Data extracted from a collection
□ □ □ □ □
template <int LPR, typename Rows>
__device__ __forceinline__ void cluster_setup_pass(const Rows& rows, const int32_t* __restrict__ cnt, int nrows, int G, int g, int lg,
                                                   double row_eps, double* my_acc, long long& tot, int& kept) {
   for (int base = 0; base < nrows; base += G) {
      const int i = base + g;
      const bool valid = i < nrows;
      unsigned k0 = 0, k1 = 0;
      int n = 0;
      if (valid) { k0 = rows.start(i); k1 = rows.start(i + 1); n = cnt[i]; }
      bool keep = false;
      for (unsigned k = k0 + lg; k < k1; k += LPR) keep |= rows.a(k) > row_eps;
#pragma unroll
      for (int o = LPR / 2; o > 0; o >>= 1) keep |= (bool)__shfl_xor_sync(0xffffffffu, (int)keep, o);
      if (valid && lg == 0) { rows.set_ne(i, keep ? n : -1); tot += n; kept += keep; }
      if (keep)
         for (unsigned k = k0 + lg; k < k1; k += LPR) my_acc[rows.c(k)] += rows.a(k);
      __syncwarp();
   }
}

template <int LPR, typename Rows>
__device__ __forceinline__ void cluster_em_pass(const Rows& rows, int nrows, int G, int g, int lg, const double* th, double* my_acc, int& zero) {
   for (int base = 0; base < nrows; base += 2 * G) {
      const int i0 = base + g, i1 = base + G + g;
      int ne0 = -1, ne1 = -1;
      unsigned a0 = 0, b0 = 0, a1 = 0, b1 = 0;
      if (i0 < nrows) { ne0 = rows.get_ne(i0); if (ne0 >= 0) { a0 = rows.start(i0); b0 = rows.start(i0 + 1); } }
      if (i1 < nrows) { ne1 = rows.get_ne(i1); if (ne1 >= 0) { a1 = rows.start(i1); b1 = rows.start(i1 + 1); } }
      double d0 = 0.0, d1 = 0.0;
      for (unsigned k = a0 + lg; k < b0; k += LPR) d0 += rows.a(k) * th[rows.c(k)];
      for (unsigned k = a1 + lg; k < b1; k += LPR) d1 += rows.a(k) * th[rows.c(k)];
#pragma unroll
      for (int o = LPR / 2; o > 0; o >>= 1) {
         d0 += __shfl_xor_sync(0xffffffffu, d0, o);
         d1 += __shfl_xor_sync(0xffffffffu, d1, o);
      }
      if (ne0 >= 0) {
         if (d0 == 0) zero = 1;
         else {
            const double r = (double)ne0 / d0;
            for (unsigned k = a0 + lg; k < b0; k += LPR) { const int c = rows.c(k); my_acc[c] += rows.a(k) * th[c] * r; }
         }
      }
      __syncwarp();
      if (ne1 >= 0) {
         if (d1 == 0) zero = 1;
         else {
            const double r = (double)ne1 / d1;
            for (unsigned k = a1 + lg; k < b1; k += LPR) { const int c = rows.c(k); my_acc[c] += rows.a(k) * th[c] * r; }
         }
      }
      __syncwarp();
   }
}

struct ResidentSlice {
// ... 261 lines not shown
   double d0 = 0.0, d1 = 0.0;
   int k = 4 * rs.q;
   for (; k + step + 4 <= len; k += 2 * step) {
      const uint4 o = *reinterpret_cast<const uint4*>(S.jd + k);
      const uint4 q = *reinterpret_cast<const uint4*>(S.jd + k + step);
      const unsigned p0 = o.x + s, p1 = o.y + s, p2 = o.z + s, p3 = o.w + s;
      const unsigned p4 = q.x + s, p5 = q.y + s, p6 = q.z + s, p7 = q.w + s;
      const int c0 = S.col[p0], c1 = S.col[p1], c2 = S.col[p2], c3 = S.col[p3];
      const int c4 = S.col[p4], c5 = S.col[p5], c6 = S.col[p6], c7 = S.col[p7];
      const double a0 = S.al[p0], a1 = S.al[p1], a2 = S.al[p2], a3 = S.al[p3];
      const double a4 = S.al[p4], a5 = S.al[p5], a6 = S.al[p6], a7 = S.al[p7];
      const double t0 = th[c0], t1 = th[c1], t2 = th[c2], t3 = th[c3];
      const double t4 = th[c4], t5 = th[c5], t6 = th[c6], t7 = th[c7];
      d0 += a0 * t0;
      d1 += a1 * t1;
      d0 += a2 * t2;
      d1 += a3 * t3;
      d0 += a4 * t4;
      d1 += a5 * t5;
      d0 += a6 * t6;
      d1 += a7 * t7;
   }
   for (; k < len; k += step) {
      const uint4 o = *reinterpret_cast<const uint4*>(S.jd + k);
      const bool v1 = k + 1 < len, v2 = k + 2 < len, v3 = k + 3 < len;
      const unsigned p0 = o.x + s, p1 = v1 ? o.y + s : S.npos, p2 = v2 ? o.z + s : S.npos, p3 = v3 ? o.w + s : S.npos;
      const double a0 = S.al[p0], a1 = S.al[p1], a2 = S.al[p2], a3 = S.al[p3];
      const int c0 = S.col[p0], c1 = S.col[p1], c2 = S.col[p2], c3 = S.col[p3];
      const double t0 = a0 * th[c0], t1 = a1 * th[c1], t2 = a2 * th[c2], t3 = a3 * th[c3];
      d0 += t0;
      d1 += v1 ? t1 : 0.0;
      d0 += v2 ? t2 : 0.0;
      d1 += v3 ? t3 : 0.0;
   }
   const double d = row_sum(d0 + d1, rs.q, rs.lanes, rs.n);
   if (rs.s >= 0 && rs.q == 0) {
      double r = 0.0;
      if (rs.ne >= 0) {
         if (d == 0) zero = 1; else r = (double)rs.ne / d;
      }
      S.r[s] = r;
   }
}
□ □ □ □ □
* Work to be completed *
Nothing in the data should be left out when you retype it exactly.

* Exercise response *
template <int LPR, typename Rows>
__device__ __forceinline__ void cluster_setup_pass(const Rows& rows, const int32_t* __restrict__ cnt, int nrows, int G, int g, int lg,
                                                   double row_eps, double* my_acc, long long& tot, int& kept) {
   for (int base = 0; base < nrows; base += G) {
      const int i = base + g;
      const bool valid = i < nrows;
      unsigned k0 = 0, k1 = 0;
      int n = 0;
      if (valid) { k0 = rows.start(i); k1 = rows.start(i + 1); n = cnt[i]; }
      bool keep = false;
      for (unsigned k = k0 + lg; k < k1; k += LPR) keep |= rows.a(k) > row_eps;
#pragma unroll
      for (int o = LPR / 2; o > 0; o >>= 1) keep |= (bool)__shfl_xor_sync(0xffffffffu, (int)keep, o);
      if (valid && lg == 0) { rows.set_ne(i, keep ? n : -1); tot += n; kept += keep; }
      if (keep)
         for (unsigned k = k0 + lg; k < k1; k += LPR) my_acc[rows.c(k)] += rows.a(k);
      __syncwarp();
   }
}

template <int LPR, typename Rows>
__device__ __forceinline__ void cluster_em_pass(const Rows& rows, int nrows, int G, int g, int lg, const double* th, double* my_acc, int& zero) {
   for (int base = 0; base < nrows; base += 2 * G) {
      const int i0 = base + g, i1 = base + G + g;
      int ne0 = -1, ne1 = -1;
      unsigned a0 = 0, b0 = 0, a1 = 0, b1 = 0;
      if (i0 < nrows) { ne0 = rows.get_ne(i0); if (ne0 >= 0) { a0 = rows.start(i0); b0 = rows.start(i0 + 1); } }
      if (i1 < nrows) { ne1 = rows.get_ne(i1); if (ne1 >= 0) { a1 = rows.start(i1); b1 = rows.start(i1 + 1); } }
      double d0 = 0.0, d1 = 0.0;
      for (unsigned k = a0 + lg; k < b0; k += LPR) d0 += rows.a(k) * th[rows.c(k)];
      for (unsigned k = a1 + lg; k < b1; k += LPR) d1 += rows.a(k) * th[rows.c(k)];
#pragma unroll
      for (int o = LPR / 2; o > 0; o >>= 1) {
         d0 += __shfl_xor_sync(0xffffffffu, d0, o);
         d1 += __shfl_xor_sync(0xffffffffu, d1, o);
      }
      if (ne0 >= 0) {
         if (d0 == 0) zero = 1;
         else {
            const double r = (double)ne0 / d0;
            for (unsigned k = a0 + lg; k < b0; k += LPR) { const int c = rows.c(k); my_acc[c] += rows.a(k) * th[c] * r; }
         }
      }
      __syncwarp();
      if (ne1 >= 0) {
         if (d1 == 0) zero = 1;
         else {
            const double r = (double)ne1 / d1;
            for (unsigned k = a1 + lg; k < b1; k += LPR) { const int c = rows.c(k); my_acc[c] += rows.a(k) * th[c] * r; }
         }
      }
      __syncwarp();
   }
}

struct ResidentSlice {
// ... 261 lines not shown
   double d0 = 0.0, d1 = 0.0;
   int k = 4 * rs.q;
   for (; k + step + 4 <= len; k += 2 * step) {
      const uint4 o = *reinterpret_cast<const uint4*>(S.jd + k);
      const uint4 q = *reinterpret_cast<const uint4*>(S.jd + k + step);
      const unsigned p0 = o.x + s, p1 = o.y + s, p2 = o.z + s, p3 = o.w + s;
      const unsigned p4 = q.x + s, p5 = q.y + s, p6 = q.z + s, p7 = q.w + s;
      const int c0 = S.col[p0], c1 = S.col[p1], c2 = S.col[p2], c3 = S.col[p3];
      const int c4 = S.col[p4], c5 = S.col[p5], c6 = S.col[p6], c7 = S.col[p7];
      const double a0 = S.al[p0], a1 = S.al[p1], a2 = S.al[p2], a3 = S.al[p3];
      const double a4 = S.al[p4], a5 = S.al[p5], a6 = S.al[p6], a7 = S.al[p7];
      const double t0 = th[c0], t1 = th[c1], t2 = th[c2], t3 = th[c3];
      const double t4 = th[c4], t5 = th[c5], t6 = th[c6], t7 = th[c7];
      d0 += a0 * t0;
      d1 += a1 * t1;
      d0 += a2 * t2;
      d1 += a3 * t3;
      d0 += a4 * t4;
      d1 += a5 * t5;
      d0 += a6 * t6;
      d1 += a7 * t7;
   }
   for (; k < len; k += step) {
      const uint4 o = *reinterpret_cast<const uint4*>(S.jd + k);
      const bool v1 = k + 1 < len, v2 = k + 2 < len, v3 = k + 3 < len;
      const unsigned p0 = o.x + s, p1 = v1 ? o.y + s : S.npos, p2 = v2 ? o.z + s : S.npos, p3 = v3 ? o.w + s : S.npos;
      const double a0 = S.al[p0], a1 = S.al[p1], a2 = S.al[p2], a3 = S.al[p3];
      const int c0 = S.col[p0], c1 = S.col[p1], c2 = S.col[p2], c3 = S.col[p3];
      const double t0 = a0 * th[c0], t1 = a1 * th[c1], t2 = a2 * th[c2], t3 = a3 * th[c3];
      d0 += t0;
      d1 += v1 ? t1 : 0.0;
      d0 += v2 ? t2 : 0.0;
      d1 += v3 ? t3 : 0.0;
   }
   const double d = row_sum(d0 + d1, rs.q, rs.lanes, rs.n);
   if (rs.s >= 0 && rs.q == 0) {
      double r = 0.0;
      if (rs.ne >= 0) {
         if (d == 0) zero = 1; else r = (double)rs.ne / d;
      }
      S.r[s] = r;
   }
}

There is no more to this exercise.